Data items
★ ★ ★ ★ ★
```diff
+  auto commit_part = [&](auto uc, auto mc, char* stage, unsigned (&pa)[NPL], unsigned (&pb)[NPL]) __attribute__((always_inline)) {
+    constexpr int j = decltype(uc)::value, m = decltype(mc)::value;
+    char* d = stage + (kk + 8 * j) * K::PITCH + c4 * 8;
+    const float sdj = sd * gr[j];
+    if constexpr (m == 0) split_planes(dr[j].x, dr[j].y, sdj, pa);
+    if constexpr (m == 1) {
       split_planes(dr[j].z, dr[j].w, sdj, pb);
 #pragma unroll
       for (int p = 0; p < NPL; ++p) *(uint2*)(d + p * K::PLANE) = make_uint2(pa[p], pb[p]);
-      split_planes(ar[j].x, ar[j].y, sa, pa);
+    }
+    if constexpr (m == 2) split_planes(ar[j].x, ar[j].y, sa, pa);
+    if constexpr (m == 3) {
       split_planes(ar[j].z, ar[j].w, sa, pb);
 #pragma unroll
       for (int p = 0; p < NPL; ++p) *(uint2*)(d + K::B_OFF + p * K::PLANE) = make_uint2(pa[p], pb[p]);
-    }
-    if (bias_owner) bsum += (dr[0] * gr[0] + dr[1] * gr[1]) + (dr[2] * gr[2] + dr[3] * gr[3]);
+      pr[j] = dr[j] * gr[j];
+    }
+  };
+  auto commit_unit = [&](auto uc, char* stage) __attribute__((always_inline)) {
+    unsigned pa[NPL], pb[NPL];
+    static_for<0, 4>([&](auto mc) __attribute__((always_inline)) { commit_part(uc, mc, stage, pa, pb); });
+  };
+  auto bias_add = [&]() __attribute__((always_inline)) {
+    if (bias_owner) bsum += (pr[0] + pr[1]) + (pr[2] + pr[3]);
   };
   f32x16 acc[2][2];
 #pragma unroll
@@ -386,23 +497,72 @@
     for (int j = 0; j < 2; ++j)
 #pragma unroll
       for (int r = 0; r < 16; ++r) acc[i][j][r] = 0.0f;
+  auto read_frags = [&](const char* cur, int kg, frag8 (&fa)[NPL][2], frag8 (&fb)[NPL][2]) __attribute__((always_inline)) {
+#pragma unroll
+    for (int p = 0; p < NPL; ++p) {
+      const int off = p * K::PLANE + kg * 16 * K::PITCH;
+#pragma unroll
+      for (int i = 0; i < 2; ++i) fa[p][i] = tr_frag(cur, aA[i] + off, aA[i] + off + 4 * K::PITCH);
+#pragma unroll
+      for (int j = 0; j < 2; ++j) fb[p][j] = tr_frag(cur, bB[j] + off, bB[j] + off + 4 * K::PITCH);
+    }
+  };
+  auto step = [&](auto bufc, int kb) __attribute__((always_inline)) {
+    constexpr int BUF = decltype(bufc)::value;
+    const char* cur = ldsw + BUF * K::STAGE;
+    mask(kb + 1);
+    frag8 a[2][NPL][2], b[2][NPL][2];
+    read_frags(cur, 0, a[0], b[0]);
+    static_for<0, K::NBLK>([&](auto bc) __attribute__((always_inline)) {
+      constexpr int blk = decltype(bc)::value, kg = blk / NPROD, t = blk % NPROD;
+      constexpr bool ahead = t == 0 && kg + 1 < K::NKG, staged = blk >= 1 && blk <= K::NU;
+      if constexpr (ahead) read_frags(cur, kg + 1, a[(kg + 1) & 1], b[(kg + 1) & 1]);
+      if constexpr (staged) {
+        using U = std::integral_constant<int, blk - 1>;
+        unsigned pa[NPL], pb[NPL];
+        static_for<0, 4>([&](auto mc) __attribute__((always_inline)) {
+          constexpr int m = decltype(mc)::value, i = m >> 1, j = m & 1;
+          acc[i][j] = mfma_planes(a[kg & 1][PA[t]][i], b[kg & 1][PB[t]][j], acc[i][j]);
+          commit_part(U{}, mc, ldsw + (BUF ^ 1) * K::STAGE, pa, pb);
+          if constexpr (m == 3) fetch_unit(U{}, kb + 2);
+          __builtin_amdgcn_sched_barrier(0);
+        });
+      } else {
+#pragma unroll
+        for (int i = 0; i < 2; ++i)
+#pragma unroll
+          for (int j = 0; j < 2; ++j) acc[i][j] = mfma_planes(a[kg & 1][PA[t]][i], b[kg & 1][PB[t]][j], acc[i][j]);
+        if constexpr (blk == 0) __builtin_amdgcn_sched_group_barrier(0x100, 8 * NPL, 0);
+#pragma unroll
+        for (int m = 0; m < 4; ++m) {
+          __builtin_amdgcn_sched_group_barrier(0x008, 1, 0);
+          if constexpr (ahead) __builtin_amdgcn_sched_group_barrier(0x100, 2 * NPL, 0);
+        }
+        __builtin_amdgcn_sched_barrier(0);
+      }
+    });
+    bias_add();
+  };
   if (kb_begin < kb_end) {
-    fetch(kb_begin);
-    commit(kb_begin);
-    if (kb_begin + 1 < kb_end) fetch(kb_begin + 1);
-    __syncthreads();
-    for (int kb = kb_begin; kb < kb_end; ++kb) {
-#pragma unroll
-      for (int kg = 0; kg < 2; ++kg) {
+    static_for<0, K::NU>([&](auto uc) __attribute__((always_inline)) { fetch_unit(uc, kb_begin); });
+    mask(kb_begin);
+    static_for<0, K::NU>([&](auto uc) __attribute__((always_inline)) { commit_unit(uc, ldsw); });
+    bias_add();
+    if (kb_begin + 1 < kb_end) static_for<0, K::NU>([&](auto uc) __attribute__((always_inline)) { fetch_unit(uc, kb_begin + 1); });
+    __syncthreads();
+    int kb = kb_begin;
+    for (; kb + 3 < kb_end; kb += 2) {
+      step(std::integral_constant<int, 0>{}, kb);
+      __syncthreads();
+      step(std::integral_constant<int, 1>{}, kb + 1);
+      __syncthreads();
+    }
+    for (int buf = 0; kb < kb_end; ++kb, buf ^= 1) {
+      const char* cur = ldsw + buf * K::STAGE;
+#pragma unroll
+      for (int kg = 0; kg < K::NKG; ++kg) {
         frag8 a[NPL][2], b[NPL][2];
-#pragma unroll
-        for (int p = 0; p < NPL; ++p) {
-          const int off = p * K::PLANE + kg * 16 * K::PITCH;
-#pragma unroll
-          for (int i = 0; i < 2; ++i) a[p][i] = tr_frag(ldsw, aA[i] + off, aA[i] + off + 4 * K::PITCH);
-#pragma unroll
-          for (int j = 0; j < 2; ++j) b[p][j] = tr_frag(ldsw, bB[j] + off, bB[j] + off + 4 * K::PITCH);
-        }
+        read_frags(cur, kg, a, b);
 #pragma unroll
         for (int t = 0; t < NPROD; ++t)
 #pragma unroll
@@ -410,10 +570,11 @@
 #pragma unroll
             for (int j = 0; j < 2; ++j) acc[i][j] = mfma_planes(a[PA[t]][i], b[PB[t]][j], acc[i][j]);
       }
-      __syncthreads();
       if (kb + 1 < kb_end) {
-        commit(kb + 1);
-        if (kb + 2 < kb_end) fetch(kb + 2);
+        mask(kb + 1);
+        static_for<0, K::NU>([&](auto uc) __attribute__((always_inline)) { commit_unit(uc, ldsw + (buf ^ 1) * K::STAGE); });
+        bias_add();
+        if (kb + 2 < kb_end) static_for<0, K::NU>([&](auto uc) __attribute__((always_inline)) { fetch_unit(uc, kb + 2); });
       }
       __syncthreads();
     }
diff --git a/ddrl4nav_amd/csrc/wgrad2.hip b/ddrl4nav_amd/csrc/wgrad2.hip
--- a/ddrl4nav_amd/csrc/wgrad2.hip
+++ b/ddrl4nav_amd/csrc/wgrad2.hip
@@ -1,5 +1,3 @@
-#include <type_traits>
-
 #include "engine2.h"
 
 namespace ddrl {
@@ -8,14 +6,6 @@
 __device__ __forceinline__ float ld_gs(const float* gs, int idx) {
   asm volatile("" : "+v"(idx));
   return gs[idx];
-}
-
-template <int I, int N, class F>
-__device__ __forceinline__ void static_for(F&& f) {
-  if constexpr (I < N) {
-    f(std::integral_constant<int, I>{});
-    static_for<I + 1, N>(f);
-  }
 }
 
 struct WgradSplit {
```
★ ★ ★ ★ ★
- To do
Look through the entries above and say how many lines hold the word "NPROD", giving the number alone.

- Problem solution
2